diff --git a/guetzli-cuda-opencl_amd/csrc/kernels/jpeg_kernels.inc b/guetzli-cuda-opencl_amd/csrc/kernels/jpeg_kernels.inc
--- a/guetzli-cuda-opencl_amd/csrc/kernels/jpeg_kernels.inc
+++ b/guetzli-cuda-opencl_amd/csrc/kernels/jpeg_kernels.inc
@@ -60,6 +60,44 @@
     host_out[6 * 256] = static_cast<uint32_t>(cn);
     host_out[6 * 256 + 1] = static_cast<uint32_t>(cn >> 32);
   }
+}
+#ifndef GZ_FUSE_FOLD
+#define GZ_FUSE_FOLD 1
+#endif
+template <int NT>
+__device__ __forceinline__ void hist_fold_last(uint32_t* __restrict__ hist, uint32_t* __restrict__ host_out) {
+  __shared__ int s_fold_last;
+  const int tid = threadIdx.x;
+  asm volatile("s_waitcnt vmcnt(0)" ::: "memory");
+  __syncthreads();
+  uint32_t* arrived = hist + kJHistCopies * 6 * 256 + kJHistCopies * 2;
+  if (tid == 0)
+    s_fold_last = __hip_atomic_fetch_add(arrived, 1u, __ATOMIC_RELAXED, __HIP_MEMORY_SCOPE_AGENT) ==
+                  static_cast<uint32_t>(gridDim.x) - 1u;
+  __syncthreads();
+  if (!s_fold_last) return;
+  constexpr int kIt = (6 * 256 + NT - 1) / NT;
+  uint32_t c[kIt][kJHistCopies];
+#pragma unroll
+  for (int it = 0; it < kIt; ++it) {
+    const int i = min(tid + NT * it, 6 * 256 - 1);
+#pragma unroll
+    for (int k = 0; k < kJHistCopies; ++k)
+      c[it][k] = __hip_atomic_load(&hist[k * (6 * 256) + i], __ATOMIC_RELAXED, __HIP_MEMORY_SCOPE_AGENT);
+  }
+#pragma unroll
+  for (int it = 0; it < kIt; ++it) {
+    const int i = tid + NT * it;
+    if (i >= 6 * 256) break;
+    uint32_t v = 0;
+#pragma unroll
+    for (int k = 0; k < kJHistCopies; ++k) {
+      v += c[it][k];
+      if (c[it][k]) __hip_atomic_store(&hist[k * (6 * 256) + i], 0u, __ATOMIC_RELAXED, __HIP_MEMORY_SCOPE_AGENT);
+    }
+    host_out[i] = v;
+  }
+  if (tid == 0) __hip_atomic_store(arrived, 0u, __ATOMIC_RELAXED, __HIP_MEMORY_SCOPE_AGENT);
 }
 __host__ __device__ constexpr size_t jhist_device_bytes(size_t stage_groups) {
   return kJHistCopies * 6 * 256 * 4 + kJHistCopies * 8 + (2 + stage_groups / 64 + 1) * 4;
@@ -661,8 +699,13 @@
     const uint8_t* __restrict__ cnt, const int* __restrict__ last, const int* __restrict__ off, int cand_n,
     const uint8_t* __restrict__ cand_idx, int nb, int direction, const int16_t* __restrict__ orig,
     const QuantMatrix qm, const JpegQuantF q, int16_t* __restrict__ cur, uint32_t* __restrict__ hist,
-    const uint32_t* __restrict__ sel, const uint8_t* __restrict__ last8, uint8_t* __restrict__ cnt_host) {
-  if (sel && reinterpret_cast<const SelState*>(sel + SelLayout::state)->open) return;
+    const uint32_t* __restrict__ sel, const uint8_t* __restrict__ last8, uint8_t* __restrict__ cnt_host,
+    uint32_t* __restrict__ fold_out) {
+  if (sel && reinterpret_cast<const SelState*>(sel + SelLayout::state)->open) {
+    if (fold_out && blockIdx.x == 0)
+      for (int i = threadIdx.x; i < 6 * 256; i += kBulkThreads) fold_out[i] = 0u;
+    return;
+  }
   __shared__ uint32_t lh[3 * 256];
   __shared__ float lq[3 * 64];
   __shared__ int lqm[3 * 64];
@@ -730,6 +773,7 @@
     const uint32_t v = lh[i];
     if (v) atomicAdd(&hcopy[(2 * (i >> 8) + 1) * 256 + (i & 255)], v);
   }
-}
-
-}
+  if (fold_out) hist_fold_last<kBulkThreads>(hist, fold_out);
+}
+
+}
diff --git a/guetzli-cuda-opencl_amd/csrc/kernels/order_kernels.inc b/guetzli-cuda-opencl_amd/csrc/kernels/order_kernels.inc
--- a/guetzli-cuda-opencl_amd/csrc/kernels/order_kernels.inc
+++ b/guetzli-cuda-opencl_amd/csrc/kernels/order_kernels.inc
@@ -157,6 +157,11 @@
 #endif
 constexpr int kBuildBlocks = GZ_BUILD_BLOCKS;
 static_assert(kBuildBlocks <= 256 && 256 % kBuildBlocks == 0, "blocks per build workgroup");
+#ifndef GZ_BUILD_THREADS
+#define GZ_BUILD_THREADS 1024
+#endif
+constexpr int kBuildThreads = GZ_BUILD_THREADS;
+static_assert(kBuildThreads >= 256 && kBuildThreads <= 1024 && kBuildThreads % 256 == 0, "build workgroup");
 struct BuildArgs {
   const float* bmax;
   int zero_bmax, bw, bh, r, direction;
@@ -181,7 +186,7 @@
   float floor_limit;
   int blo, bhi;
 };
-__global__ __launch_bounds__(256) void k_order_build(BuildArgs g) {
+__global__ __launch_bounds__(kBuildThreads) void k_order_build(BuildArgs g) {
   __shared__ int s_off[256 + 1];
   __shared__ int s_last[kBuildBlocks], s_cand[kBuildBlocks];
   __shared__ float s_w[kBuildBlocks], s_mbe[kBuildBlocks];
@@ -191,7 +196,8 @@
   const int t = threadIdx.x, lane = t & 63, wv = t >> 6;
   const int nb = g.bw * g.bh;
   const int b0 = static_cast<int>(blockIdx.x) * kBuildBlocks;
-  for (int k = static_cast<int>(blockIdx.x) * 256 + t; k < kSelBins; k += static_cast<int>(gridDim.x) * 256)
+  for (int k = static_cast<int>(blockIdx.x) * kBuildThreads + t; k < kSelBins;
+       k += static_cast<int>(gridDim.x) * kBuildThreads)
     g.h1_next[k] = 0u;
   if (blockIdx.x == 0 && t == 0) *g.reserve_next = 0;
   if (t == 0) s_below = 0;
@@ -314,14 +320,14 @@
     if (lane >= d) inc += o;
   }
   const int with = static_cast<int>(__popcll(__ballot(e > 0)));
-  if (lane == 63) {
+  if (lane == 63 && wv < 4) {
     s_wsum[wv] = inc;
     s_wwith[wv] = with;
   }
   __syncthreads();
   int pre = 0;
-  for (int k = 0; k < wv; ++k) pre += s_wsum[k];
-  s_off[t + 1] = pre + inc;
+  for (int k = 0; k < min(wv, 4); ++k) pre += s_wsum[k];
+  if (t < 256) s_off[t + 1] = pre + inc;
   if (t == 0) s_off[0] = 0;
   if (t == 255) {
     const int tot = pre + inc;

==

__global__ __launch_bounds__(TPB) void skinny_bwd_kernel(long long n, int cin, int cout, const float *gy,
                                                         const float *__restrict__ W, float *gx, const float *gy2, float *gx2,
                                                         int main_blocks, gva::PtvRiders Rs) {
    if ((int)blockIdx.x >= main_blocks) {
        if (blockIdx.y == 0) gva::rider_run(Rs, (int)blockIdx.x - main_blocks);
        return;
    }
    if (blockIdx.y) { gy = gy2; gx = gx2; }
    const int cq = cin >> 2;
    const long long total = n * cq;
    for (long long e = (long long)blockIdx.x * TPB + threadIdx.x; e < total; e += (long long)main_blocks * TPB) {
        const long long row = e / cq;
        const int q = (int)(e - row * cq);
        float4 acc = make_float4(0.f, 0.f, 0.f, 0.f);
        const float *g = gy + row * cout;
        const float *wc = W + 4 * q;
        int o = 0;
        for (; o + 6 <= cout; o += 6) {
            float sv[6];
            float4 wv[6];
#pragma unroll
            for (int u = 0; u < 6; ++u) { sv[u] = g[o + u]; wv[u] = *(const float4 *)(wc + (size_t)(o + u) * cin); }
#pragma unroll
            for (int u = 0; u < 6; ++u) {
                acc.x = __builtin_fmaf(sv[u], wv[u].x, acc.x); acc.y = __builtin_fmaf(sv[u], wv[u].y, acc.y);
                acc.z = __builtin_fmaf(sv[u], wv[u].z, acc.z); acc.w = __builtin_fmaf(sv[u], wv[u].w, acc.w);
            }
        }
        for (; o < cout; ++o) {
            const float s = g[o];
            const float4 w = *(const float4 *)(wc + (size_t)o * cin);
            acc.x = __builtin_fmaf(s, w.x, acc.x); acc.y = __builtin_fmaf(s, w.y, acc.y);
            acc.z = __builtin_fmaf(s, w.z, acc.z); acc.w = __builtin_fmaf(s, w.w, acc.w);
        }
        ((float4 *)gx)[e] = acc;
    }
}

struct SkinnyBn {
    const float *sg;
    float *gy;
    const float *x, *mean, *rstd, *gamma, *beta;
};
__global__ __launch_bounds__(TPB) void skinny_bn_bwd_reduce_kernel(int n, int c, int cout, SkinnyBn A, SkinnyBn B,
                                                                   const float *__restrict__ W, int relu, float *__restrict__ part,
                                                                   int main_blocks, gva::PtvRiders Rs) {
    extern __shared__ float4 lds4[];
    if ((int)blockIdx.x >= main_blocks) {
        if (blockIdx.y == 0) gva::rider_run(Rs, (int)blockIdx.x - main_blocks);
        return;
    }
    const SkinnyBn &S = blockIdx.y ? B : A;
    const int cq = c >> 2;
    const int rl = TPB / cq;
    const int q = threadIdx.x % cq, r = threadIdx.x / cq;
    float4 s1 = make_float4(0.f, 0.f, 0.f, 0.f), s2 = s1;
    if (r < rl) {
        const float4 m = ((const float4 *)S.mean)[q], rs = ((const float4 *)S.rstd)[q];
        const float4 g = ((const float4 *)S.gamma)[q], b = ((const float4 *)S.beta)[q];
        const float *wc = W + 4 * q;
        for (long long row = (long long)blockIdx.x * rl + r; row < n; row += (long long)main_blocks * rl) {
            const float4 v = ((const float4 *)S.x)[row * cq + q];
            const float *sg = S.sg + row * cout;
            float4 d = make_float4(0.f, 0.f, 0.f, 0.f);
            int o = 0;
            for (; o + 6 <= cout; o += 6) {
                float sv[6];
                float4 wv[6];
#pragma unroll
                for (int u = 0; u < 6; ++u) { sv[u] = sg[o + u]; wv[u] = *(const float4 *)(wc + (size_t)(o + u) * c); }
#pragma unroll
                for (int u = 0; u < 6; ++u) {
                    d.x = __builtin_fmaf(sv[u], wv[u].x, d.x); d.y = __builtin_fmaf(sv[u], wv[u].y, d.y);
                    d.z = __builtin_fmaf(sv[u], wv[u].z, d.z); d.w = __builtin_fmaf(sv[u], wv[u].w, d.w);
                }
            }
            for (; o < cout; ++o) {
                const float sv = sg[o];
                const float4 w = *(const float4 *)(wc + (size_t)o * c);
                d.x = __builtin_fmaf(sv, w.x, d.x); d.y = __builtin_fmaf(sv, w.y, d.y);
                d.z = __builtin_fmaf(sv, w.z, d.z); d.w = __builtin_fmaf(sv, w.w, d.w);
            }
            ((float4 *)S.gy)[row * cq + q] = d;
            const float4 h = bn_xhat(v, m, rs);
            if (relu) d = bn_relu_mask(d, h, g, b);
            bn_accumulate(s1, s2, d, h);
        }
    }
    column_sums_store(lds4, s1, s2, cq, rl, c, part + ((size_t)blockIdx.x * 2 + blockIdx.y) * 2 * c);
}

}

==

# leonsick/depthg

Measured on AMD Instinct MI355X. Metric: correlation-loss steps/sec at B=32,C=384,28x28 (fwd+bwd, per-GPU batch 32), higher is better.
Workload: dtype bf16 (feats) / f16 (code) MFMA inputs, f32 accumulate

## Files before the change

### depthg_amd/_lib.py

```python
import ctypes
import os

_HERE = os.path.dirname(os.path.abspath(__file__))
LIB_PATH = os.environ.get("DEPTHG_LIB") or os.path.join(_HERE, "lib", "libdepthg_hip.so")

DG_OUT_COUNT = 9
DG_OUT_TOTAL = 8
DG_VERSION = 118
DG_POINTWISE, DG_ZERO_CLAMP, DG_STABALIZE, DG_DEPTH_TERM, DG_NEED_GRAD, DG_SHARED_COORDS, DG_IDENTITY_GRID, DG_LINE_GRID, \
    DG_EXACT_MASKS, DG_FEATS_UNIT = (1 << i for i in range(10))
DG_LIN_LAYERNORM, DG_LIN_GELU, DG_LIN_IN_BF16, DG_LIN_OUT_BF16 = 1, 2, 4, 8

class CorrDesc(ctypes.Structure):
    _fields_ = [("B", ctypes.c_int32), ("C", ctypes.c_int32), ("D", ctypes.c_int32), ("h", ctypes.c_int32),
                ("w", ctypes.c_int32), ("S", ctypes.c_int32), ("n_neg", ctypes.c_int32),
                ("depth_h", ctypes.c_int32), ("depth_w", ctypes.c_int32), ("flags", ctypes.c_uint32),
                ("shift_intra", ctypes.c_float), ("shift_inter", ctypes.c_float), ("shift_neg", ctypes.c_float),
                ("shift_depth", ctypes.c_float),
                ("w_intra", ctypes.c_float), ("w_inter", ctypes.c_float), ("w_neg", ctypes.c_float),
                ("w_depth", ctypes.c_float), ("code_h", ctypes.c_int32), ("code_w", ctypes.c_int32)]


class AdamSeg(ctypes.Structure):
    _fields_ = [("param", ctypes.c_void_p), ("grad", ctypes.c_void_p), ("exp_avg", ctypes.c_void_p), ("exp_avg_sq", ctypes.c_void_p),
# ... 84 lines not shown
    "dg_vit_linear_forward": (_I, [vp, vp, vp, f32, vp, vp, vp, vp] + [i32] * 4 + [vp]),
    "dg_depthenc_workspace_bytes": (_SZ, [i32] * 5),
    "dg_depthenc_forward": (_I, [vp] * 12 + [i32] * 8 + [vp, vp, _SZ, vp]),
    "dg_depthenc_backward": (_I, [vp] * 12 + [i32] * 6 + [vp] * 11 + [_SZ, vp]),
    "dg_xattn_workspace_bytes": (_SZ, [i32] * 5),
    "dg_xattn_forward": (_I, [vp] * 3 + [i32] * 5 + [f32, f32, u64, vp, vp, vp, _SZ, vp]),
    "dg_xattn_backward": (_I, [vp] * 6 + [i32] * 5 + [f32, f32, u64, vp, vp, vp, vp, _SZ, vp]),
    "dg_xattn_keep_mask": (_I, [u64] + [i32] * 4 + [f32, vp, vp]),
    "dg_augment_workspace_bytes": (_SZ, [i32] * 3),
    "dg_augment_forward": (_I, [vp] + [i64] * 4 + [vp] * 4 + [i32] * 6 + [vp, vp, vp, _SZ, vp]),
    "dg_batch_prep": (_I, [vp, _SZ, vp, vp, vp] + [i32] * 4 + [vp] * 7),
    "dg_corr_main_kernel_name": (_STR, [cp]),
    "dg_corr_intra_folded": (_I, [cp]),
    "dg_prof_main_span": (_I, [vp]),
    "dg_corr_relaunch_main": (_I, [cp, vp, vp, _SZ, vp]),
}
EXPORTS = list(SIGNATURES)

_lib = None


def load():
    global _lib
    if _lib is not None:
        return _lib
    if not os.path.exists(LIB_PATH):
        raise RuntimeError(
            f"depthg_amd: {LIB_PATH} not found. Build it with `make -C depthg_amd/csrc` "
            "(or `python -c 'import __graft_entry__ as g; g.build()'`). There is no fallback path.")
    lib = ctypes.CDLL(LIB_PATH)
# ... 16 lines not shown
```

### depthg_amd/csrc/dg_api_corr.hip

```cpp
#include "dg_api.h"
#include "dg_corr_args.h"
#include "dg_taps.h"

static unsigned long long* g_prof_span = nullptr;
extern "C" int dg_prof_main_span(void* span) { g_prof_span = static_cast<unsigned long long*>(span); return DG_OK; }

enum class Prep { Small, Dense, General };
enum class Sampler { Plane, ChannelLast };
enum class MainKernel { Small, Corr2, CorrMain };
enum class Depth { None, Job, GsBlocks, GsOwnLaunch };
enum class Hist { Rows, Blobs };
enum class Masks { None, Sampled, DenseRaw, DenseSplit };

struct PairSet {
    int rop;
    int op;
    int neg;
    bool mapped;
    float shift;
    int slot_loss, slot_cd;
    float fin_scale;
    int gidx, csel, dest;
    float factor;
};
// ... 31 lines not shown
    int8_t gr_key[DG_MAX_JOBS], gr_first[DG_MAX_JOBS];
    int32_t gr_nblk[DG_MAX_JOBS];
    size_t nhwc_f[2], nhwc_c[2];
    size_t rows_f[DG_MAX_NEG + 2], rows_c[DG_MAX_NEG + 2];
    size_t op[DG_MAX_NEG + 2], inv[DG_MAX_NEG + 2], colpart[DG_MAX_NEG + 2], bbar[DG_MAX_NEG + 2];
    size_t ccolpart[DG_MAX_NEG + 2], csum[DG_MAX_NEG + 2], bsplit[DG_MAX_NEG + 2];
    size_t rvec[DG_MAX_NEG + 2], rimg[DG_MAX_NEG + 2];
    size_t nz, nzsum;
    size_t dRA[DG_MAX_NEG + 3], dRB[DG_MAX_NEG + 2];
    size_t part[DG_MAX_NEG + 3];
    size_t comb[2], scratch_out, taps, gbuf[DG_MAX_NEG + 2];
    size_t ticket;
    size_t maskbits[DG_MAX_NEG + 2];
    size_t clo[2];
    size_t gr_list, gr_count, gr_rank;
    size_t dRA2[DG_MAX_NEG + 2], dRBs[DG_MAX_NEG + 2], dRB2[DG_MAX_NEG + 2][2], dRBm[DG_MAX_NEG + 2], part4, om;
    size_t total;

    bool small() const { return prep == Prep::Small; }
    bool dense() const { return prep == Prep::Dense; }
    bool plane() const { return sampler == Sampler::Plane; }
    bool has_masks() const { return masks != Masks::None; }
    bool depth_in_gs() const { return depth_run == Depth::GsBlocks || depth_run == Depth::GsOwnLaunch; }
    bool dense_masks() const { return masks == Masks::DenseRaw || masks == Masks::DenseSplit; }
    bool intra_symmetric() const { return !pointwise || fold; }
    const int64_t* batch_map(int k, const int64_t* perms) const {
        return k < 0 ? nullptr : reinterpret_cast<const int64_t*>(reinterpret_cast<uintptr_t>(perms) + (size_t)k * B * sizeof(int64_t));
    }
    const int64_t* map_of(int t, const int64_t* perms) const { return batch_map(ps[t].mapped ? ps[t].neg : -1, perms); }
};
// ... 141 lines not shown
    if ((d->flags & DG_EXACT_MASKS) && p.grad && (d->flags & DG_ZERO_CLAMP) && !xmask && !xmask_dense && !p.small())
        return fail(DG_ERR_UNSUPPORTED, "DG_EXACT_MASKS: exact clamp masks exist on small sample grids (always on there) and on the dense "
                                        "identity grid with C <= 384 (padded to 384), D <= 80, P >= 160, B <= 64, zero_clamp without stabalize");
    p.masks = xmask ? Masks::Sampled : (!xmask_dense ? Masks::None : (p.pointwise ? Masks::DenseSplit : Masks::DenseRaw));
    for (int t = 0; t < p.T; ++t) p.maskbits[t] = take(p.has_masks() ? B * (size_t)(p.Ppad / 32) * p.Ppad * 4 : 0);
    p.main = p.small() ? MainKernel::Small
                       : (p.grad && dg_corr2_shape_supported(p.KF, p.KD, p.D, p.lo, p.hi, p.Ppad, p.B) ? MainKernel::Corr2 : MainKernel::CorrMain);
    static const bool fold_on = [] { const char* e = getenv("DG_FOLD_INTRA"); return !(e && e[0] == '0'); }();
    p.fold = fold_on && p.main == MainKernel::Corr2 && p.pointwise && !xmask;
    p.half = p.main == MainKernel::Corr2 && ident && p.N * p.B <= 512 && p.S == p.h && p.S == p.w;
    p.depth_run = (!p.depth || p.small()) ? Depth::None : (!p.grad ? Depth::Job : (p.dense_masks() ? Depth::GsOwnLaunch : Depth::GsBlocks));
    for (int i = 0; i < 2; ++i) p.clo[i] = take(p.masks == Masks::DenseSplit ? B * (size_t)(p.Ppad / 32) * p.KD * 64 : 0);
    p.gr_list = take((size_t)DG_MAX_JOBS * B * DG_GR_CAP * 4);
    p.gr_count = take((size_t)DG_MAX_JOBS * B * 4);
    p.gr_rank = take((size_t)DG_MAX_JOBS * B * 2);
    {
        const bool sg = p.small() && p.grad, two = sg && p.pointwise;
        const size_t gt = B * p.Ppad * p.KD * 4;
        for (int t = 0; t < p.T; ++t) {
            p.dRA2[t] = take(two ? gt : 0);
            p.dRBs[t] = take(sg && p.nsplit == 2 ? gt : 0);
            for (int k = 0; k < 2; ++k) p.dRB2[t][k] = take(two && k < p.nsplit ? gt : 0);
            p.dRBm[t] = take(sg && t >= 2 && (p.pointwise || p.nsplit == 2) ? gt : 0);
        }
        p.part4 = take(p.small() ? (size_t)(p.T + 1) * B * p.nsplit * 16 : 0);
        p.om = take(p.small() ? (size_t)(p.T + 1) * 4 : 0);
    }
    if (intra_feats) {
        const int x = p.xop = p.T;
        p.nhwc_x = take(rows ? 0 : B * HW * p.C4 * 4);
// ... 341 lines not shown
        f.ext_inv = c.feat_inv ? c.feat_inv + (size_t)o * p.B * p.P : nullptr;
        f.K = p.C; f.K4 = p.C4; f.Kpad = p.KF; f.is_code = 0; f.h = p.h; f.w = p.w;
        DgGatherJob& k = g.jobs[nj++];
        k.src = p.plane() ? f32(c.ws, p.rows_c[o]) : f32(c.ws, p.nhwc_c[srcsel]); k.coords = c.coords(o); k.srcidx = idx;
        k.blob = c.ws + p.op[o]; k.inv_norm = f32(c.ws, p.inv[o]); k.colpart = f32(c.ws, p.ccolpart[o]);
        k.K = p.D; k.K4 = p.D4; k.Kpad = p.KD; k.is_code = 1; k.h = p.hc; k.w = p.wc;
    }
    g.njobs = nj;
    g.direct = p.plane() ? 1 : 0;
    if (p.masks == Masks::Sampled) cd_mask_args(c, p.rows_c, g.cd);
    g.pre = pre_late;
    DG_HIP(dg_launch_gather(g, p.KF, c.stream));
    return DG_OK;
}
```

• About this task: For every line of the records that has the word "include" in it, make a copy.

• Response below:
#include "dg_api.h"
#include "dg_corr_args.h"
#include "dg_taps.h"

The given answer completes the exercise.